JAKARTA, KOMPAS.com — Usulan Partai Persatuan Pembangunan (PPP) agar calon presiden-calon wakil presiden adalah orang "Indonesia asli" terus menuai pro-kontra dari berbagai kalangan.
PPP mengusulkan agar ketentuan itu dimuat dalam amandemen UUD 1945. Usulan tersebut diungkapkan dalam Musyawarah Kerja Nasional I PPP sebagai rekomendasi resmi.
Dengan usul ini, PPP berpandangan, WNI yang berdarah atau keturunan asing tidak bisa menjadi presiden atau wakil presiden.
Banyak pertanyaan di masyarakat terkait kategorisasi dari kata "asli" itu sendiri.

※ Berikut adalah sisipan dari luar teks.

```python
def kabsch(x: torch.Tensor, y: torch.Tensor):
    x = x.float().contiguous()
    y = y.float().contiguous()
    if x.dim() == 2:
        x = x.unsqueeze(0)
    B, num, _ = y.shape
    xb = x.shape[0]
    if xb not in (1, B) or x.shape[1] != num:
        raise ValueError(f"kabsch: x {tuple(x.shape)} does not match y {tuple(y.shape)}")
    px = _native._ptr(x, "x", torch.float32, xb * num * 3)
# ... 59 lines not shown
    return bool(_lib.pn2x_sa_mlp_max_supported(k, c1, c2, c3))


def _rows(t: torch.Tensor, name: str, cols: int):
    if not t.is_cuda or t.dtype != torch.float32 or t.dim() != 3:
        raise TypeError(f"{name}: expected a 3-D float32 GPU tensor")
    B, R, C = t.shape
    if C < cols or t.stride(2) != 1 or (R > 1 and B > 1 and t.stride(0) != R * t.stride(1)):
        raise ValueError(f"{name}: unsupported layout shape={tuple(t.shape)} strides={t.stride()}")
    return t.data_ptr(), t.stride(1)


def sa_mlp_max(idx: torch.Tensor, w2, b2, w3, b3, *, a1f=None, xyz=None, cxyz=None, wx=None, b1=None, cadd=None,
               out=None, point_major=False) -> torch.Tensor:
    return _sa_mlp_max(idx, w2, b2, w3, b3, None, a1f, xyz, cxyz, wx, b1, cadd, out, point_major)


_lib.pn2x_sa_mlp_max_classes.argtypes = [_ci] * 7 + [_vp, _ci, _vp, _vp, _vp, _vp, _vp, _ci, _vp, _vp, _vp, _vp, _vp, _vp, _vp, _vp, _cl, _ci, _ci, _vp]
_lib.pn2x_sa_mlp_max_classes.restype = _ci
_lib.pn2x_sa_mlp_max_classes_supported.argtypes = [_ci] * 4
_lib.pn2x_sa_mlp_max_classes_supported.restype = _ci
_lib.pn2x_sa_class_lists.argtypes = [_ci, _ci, _ci, _vp, _vp, _vp, _vp]
_lib.pn2x_sa_class_lists.restype = _ci


def sa_mlp_max_classes_supported(k: int, c1: int, c2: int, c3: int) -> bool:
    return bool(_lib.pn2x_sa_mlp_max_classes_supported(k, c1, c2, c3))


def sa_class_partition(counts: torch.Tensor):
    c = counts.reshape(-1)
    ids = torch.arange(c.numel(), dtype=torch.int32, device=c.device)
    masks = (c > 16, (c > 8) & (c <= 16), c <= 8)
    return torch.cat([ids[m] for m in masks]), torch.stack([m.sum() for m in masks]).to(torch.int32)


def sa_class_lists(counts: torch.Tensor, n: int):
    if not isinstance(counts, torch.Tensor) or counts.dim() != 2 or counts.dtype != torch.int32 or not counts.is_cuda:
        raise TypeError("sa_class_lists: counts must be a (B,S) int32 GPU tensor")
    if int(n) < 1:
        raise ValueError("sa_class_lists: n >= 1")
    B, S = counts.shape
    pc = _native._ptr(counts, "counts", torch.int32, B * S)
    lst = torch.empty((B * S, 4), dtype=torch.int32, device=counts.device)
    sizes = torch.empty(3, dtype=torch.int32, device=counts.device)
    with torch.cuda.device(counts.device):
        _native._check(_native._call(_lib.pn2x_sa_class_lists, "sa_class_lists_kernel", None, B, S, int(n), pc, lst.data_ptr(),
                                     sizes.data_ptr(), _native._stream(counts)), "sa_class_lists")
    return lst, sizes


def sa_mlp_max_classes(idx: torch.Tensor, classes, w2, b2, w3, b3, *, a1f=None, xyz=None, cxyz=None, wx=None, b1=None, cadd=None,
                       out=None, point_major=False) -> torch.Tensor:
    if not (isinstance(classes, (tuple, list)) and len(classes) == 2):
        raise TypeError("sa_mlp_max_classes: classes must be the (list, sizes) pair of sa_class_lists")
    return _sa_mlp_max(idx, w2, b2, w3, b3, classes, a1f, xyz, cxyz, wx, b1, cadd, out, point_major)


def _sa_mlp_max(idx, w2, b2, w3, b3, classes, a1f, xyz, cxyz, wx, b1, cadd, out, point_major):
    B, S, K = idx.shape
    C1, C2, C3 = w2.shape[1], w2.shape[0], w3.shape[0]
    f32 = torch.float32
    N = a1f.shape[1] if a1f is not None else xyz.shape[1]
    pa, lda = (None, 0) if a1f is None else _rows(a1f, "a1f", C1)
    pc, ldc = (None, 0) if cadd is None else _rows(cadd, "cadd", C1)
    px = None if xyz is None else _native._ptr(xyz, "xyz", f32, B * N * 3)
    pcx = None if cxyz is None else _native._ptr(cxyz, "cxyz", f32, B * S * 3)
    pwx = None if wx is None else _native._ptr(wx, "wx", f32, C1 * 3)
    pb1 = None if b1 is None else _native._ptr(b1, "b1", f32, C1)
    pi = _native._ptr(idx, "idx", torch.int32, B * S * K)
    pw2, pb2 = _native._ptr(w2, "w2", f32, C2 * C1), _native._ptr(b2, "b2", f32, C2)
    pw3, pb3 = _native._ptr(w3, "w3", f32, C3 * C2), _native._ptr(b3, "b3", f32, C3)
# ... 120 lines not shown
    with torch.cuda.device(unknown.device):
        _native._check(_lib.pn2x_three_nn_weights(B, n, m, _native._ptr(unknown, "unknown", f32, B * n * 3),
                                                  _native._ptr(known, "known", f32, B * m * 3), w.data_ptr(), idx.data_ptr(),
                                                  _native._stream(unknown)), "three_nn_weights")
    return w, idx


def three_interpolate_pm(points: torch.Tensor, idx: torch.Tensor, weight: torch.Tensor, out: torch.Tensor) -> torch.Tensor:
    B, M, C = points.shape
    n = idx.shape[1]
    pp, ldp = _rows(points, "points", C)
    po, ldo = _rows(out, "out", C)
    with torch.cuda.device(points.device):
        _native._check(_lib.pn2x_three_interpolate_pm(B, C, M, n, pp, ldp, _native._ptr(idx, "idx", torch.int32, B * n * 3),
                                                      _native._ptr(weight, "weight", torch.float32, B * n * 3), po, ldo,
                                                      _native._stream(points)), "three_interpolate_pm")
    return out


_lib.pn2x_three_nn_interpolate_pm.argtypes = [_ci, _ci, _ci, _ci, _vp, _vp, _vp, _ci, _vp, _ci, _vp]
_lib.pn2x_three_nn_interpolate_pm.restype = _ci
_lib.pn2x_three_nn_interpolate_pm_supported.argtypes = [_ci] * 6
_lib.pn2x_three_nn_interpolate_pm_supported.restype = _ci


def three_nn_interpolate_pm(unknown: torch.Tensor, known: torch.Tensor, points: torch.Tensor, out: torch.Tensor) -> torch.Tensor:
    B, n, _ = unknown.shape
    m, C = known.shape[1], points.shape[2]
    pp, ldp = _rows(points, "points", C)
    po, ldo = _rows(out, "out", C)
    f32 = torch.float32
    if _lib.pn2x_three_nn_interpolate_pm_supported(B, n, m, C, ldp, ldo) and pp % 16 == 0 and po % 16 == 0:
        with torch.cuda.device(points.device):
            _native._check(_native._call(_lib.pn2x_three_nn_interpolate_pm, "three_nn_interp_kernel", None, B, n, m, C,
                                         _native._ptr(unknown, "unknown", f32, B * n * 3), _native._ptr(known, "known", f32, B * m * 3),
                                         pp, ldp, po, ldo, _native._stream(points)), "three_nn_interpolate_pm")
        return out
    w, i3 = three_nn_weights(unknown, known)
    return three_interpolate_pm(points, i3, w, out)


def gather_rows(src: torch.Tensor, idx: torch.Tensor) -> torch.Tensor:
    B, N, C = src.shape
    M = idx.shape[1]
    out = torch.empty((B, M, C), dtype=torch.float32, device=src.device)
    with torch.cuda.device(src.device):
        _native._check(_lib.pn2x_gather_rows(B, N, M, C, _native._ptr(src, "src", torch.float32, B * N * C),
                                             _native._ptr(idx, "idx", torch.int32, B * M), out.data_ptr(),
                                             _native._stream(src)), "gather_rows")
    return out


def bias_act_pm_(y: torch.Tensor, bias: torch.Tensor, rows_per_bias: int, relu: bool = True) -> torch.Tensor:
    B, R, C = y.shape
# ... 845 lines not shown
```

include/pn2_ext.h:

```cpp
#ifndef PN2_EXT_H
#define PN2_EXT_H

#include "pn2_hip.h"

#ifdef __cplusplus
extern "C" {
#endif

int pn2x_kabsch(int b, int xb, int num, const float *x, const float *y, float *R, float *t, void *stream);
int pn2x_kabsch_backward(int b, int xb, int num, const float *x, const float *y, const float *R, const float *grad_R,
                         const float *grad_t, float *grad_y, void *stream);

int pn2x_hand_frame(int b, int xb, int num, int n, int j, const float *palm_template, const float *kp,
                    const int *palm_idx, const float *points, float scale, float *R, float *t, float *xyz2,
                    float *xyz1, float *xyz2_copy, int copy_ld, int *nonfinite, void *stream);

int pn2x_sa_mlp_max(int b, int n, int s, int k, int c1, int c2, int c3, const float *a1f, int a1f_ld,
                    const float *xyz, const float *cxyz, const float *wx, const float *b1, const float *cadd,
                    int cadd_ld, const int *idx,
                    const float *w2, const float *b2, const float *w3, const float *b3, float *out,
                    long out_b, int out_s, int out_c, void *stream);
int pn2x_sa_mlp_max_supported(int k, int c1, int c2, int c3);

int pn2x_sa_class_lists(int b, int s, int n, const int *counts, int *list, int *sizes, void *stream);
int pn2x_sa_mlp_max_classes_supported(int k, int c1, int c2, int c3);
int pn2x_sa_mlp_max_classes(int b, int n, int s, int k, int c1, int c2, int c3, const float *a1f, int a1f_ld,
                            const float *xyz, const float *cxyz, const float *wx, const float *b1, const float *cadd,
                            int cadd_ld, const int *idx, const int *cls_list, const int *cls_sizes,
                            const float *w2, const float *b2, const float *w3, const float *b3, float *out,
                            long out_b, int out_s, int out_c, void *stream);

int pn2x_bias_act(int b, int c, int n, float *y, const float *bias, int relu, void *stream);

int pn2x_three_nn_weights(int b, int n, int m, const float *unknown, const float *known, float *weight, int *idx,
                          void *stream);

int pn2x_three_nn_interpolate_pm_supported(int b, int n, int m, int c, int ldp, int ldo);
int pn2x_three_nn_interpolate_pm(int b, int n, int m, int c, const float *unknown, const float *known, const float *points, int ldp,
                                 float *out, int ldo, void *stream);
int pn2x_three_interpolate_pm(int b, int c, int m, int n, const float *points, int ldp, const int *idx,
                              const float *weight, float *out, int ldo, void *stream);

int pn2x_furthest_point_sampling_radii(int b, int n, int m, const float *xyz, int *idx, float *radii, void *stream);
int pn2x_fps_radii_knn_supported(int n, int nq, int k);
int pn2x_fps_radii_knn(int b, int n, int m, const float *xyz, int *idx, float *radii, int nq, int k, int k2, const float *query,
                       int *knn_idx, int *knn_idx2, void *stream);
int pn2x_fps_prefix_ties(int b, int n, int m1, int m2, const float *xyz, const int *idx1, const float *radii, int *flags, void *stream);
int pn2x_ball_query_picks_ties_supported(int b, int n, int m, int m2);
int pn2x_ball_query_picks_ties(int b, int n, int m, float radius, int nsample, const float *xyz, const int *picks, float *new_xyz,
                               int *idx, float *new_xyz_copy, int copy_ld, int m2, const float *radii, int *flags, void *stream);
int pn2x_fps_prefix_flags(int n);
int pn2x_furthest_point_sampling_prefix(int b, int n, int m, const float *xyz, const int *flags, int nflags, int *idx, void *stream);
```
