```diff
+            sys.stderr.write(res.stdout[-2000:] + res.stderr[-2000:])
+            raise SystemExit(f"rocprofv3 failed on counter set {cset!r} (exit {res.returncode})")
+        paths = glob.glob(os.path.join(d, '**', '*counter_collection.csv'), recursive=True)
+        if not paths:
+            raise SystemExit(f"no counter_collection.csv for {cset!r}")
+        rows = [r for p in paths for r in csv.DictReader(open(p))]
+        for cin, tag in ((256, '<256, false>'), (64, '<64, true>')):
+            ids = sorted({int(r['Dispatch_Id']) for r in rows if tag in r['Kernel_Name']})
+            if len(ids) != len(order):
+                raise SystemExit(f"{len(ids)} launches of {tag}, expected {len(order)}")
+            which = dict(zip(ids, order))
+            for r in rows:
+                if tag in r['Kernel_Name']:
+                    v = which[int(r['Dispatch_Id'])]
+                    assert ('_v2_' in r['Kernel_Name']) == (v != 1), (r['Kernel_Name'], v)
+                    k = acc[(cin, v, r['Counter_Name'])]
+                    k[0] += 1
+                    k[1] += float(r['Counter_Value'])
+    lines = ["# rocprofv3 --pmc (one counter set per run, kernel trace only) over tools_dev/bottleneck_probe.py, 6 x 232 x 400;",
+             "# mean per launch.  variant 1 = first kernel, 3 / 4 / 5 = second kernel with tile order 0 / 1 / 2.",
+             "# FETCH_SIZE / WRITE_SIZE in KB as rocprofv3 reports them (bytes read = 2 x FETCH_SIZE x 1024, as profiles/ computes it)"]
+    names = sorted({c for (_, _, c) in acc})
+    for cin in (256, 64):
+        lines.append(f"cin {cin}")
+        lines.append(f"  {'counter':28s}" + ''.join(f"{'variant ' + str(v):>16s}" for v in variants))
+        for c in names:
+            lines.append(f"  {c:28s}" + ''.join(f"{acc[(cin, v, c)][1] / max(acc[(cin, v, c)][0], 1):16.5g}" for v in variants))
+    text = '\n'.join(lines) + '\n'
+    if a.out:
+        os.makedirs(os.path.dirname(os.path.abspath(a.out)), exist_ok=True)
+        with open(a.out, 'w') as f:
+            f.write(text)
+    print(text)
+
+
+if __name__ == '__main__':
+    main()
diff --git a/tools_dev/bottleneck_probe.py b/tools_dev/bottleneck_probe.py
--- a/tools_dev/bottleneck_probe.py
+++ b/tools_dev/bottleneck_probe.py
@@ -1,25 +1,53 @@
-import os, sys
+import argparse
+import os
+import sys
 sys.path.insert(0, os.path.join(os.path.dirname(os.path.abspath(__file__)), ".."))
 import torch
 from occnet_amd import ext
 
-def run(cin, ds, iters=20):
+
+def setup(cin, ds):
     g = torch.Generator().manual_seed(0)
     N, H, W = 6, 232, 400
     x = torch.randn(N, cin, H, W, generator=g).cuda().to(torch.bfloat16).contiguous(memory_format=torch.channels_last)
     mk = lambda *s: torch.randn(*s, generator=g).cuda() * 0.05
     pack = ext.bottleneck64_pack(mk(64, cin, 1, 1), mk(64), mk(64, 64, 3, 3), mk(64), mk(256, 64, 1, 1), mk(256),
                                  mk(256, cin, 1, 1) if ds else None, mk(256) if ds else None)
-    for _ in range(3):
-        ext.bottleneck64_nhwc(x, pack)
-    a, b = torch.cuda.Event(enable_timing=True), torch.cuda.Event(enable_timing=True)
-    torch.cuda.synchronize(); a.record()
-    for _ in range(iters):
-        ext.bottleneck64_nhwc(x, pack)
-    b.record(); torch.cuda.synchronize()
-    us = a.elapsed_time(b) * 1e3 / iters
+    return x, pack
+
+
+def run(cin, ds, variants, iters, rounds):
+    x, pack = setup(cin, ds)
+    N, _, H, W = x.shape
     mb = N * H * W * (cin + 256) * 2 / 1e6
-    print(f"bottleneck64 cin={cin} ds={ds}: {us:.1f} us  ({mb:.0f} MB min traffic -> {mb / us:.2f} TB/s)")
+    ref = ext.bottleneck64_nhwc(x, pack, variant=1)
+    out = torch.empty_like(ref)
+    for v in variants:
+        same = torch.equal(ext.bottleneck64_nhwc(x, pack, variant=v), ref)
+        print(f"bottleneck64 cin={cin} ds={ds} variant {v}: bits equal to variant 1: {same}")
+    for r in range(rounds):
+        for v in variants:
+            for _ in range(3):
+                ext.bottleneck64_nhwc(x, pack, variant=v, out=out)
+            a, b = torch.cuda.Event(enable_timing=True), torch.cuda.Event(enable_timing=True)
+            torch.cuda.synchronize(); a.record()
+            for _ in range(iters):
+                ext.bottleneck64_nhwc(x, pack, variant=v, out=out)
+            b.record(); torch.cuda.synchronize()
+            us = a.elapsed_time(b) * 1e3 / iters
+            print(f"bottleneck64 cin={cin} ds={ds} variant {v} round {r}: {us:.1f} us  "
+                  f"({mb:.0f} MB min traffic -> {mb / us:.2f} TB/s)", flush=True)
+
 
 if __name__ == '__main__':
-    run(256, False); run(64, True)
+    ap = argparse.ArgumentParser()
+    ap.add_argument('--variants', default='1,2')
+    ap.add_argument('--iters', type=int, default=20)
+    ap.add_argument('--rounds', type=int, default=3)
+    ap.add_argument('--only', choices=['256', '64'], default=None)
+    a = ap.parse_args()
+    vs = [int(v) for v in a.variants.split(',')]
+    if a.only != '64':
+        run(256, False, vs, a.iters, a.rounds)
+    if a.only != '256':
+        run(64, True, vs, a.iters, a.rounds)
```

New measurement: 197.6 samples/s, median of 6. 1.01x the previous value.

(baca: Wasekjen PDI-P Nilai PPP Diskriminatif jika Ingin Larang WNI Keturunan Maju Pilpres)
Terkait polemik tersebut, Sekretaris Jenderal PPP Arsul Sani menjelaskan, usulan amandemen 1945 didasari latar belakangi pada masa Badan Penyelidik Usaha-Usaha Persiapan Kemerdekaan Indonesia (BPUPKI).
Saat itu, yang disebut suku Indonesia asli adalah yang bukan orang Eropa dan Asia Timur lainnya.
"Kami kembali pada suasana kebatinan saat itu," kata Arsul di Kompleks Parlemen, Senayan, Jakarta, Selasa (11/10/2016).
(Baca: Wacana Presiden "Orang Indonesia Asli" Dinilai Rusak Makna Kebinekaan)
Meski begitu, PPP tak secara rinci mengusulkan suku Indonesia asli mana saja yang masuk kategorisasi.
Dalam hal ini, pihaknya justru mengajak agar dibuka kembali pembahasan untuk menyepakati definisi "orang Indonesia asli".
"Satu, kita buka kembali dulu (pembahasan amandemen 1945). Dua, kita bikin kesepakatan lagi," tuturnya.
(baca: Ada Apa di Balik Usulan Presiden Orang Indonesia Asli?)
Namun, Arsul menambahkan, reformulasi terkait definisi "Indonesia asli" tetap harus dilakukan.
Ia mencontohkan ketika ada WNI menganyam pendidikan di luar negeri dan menikah dengan WN asing kemudian ingin menjadi presiden.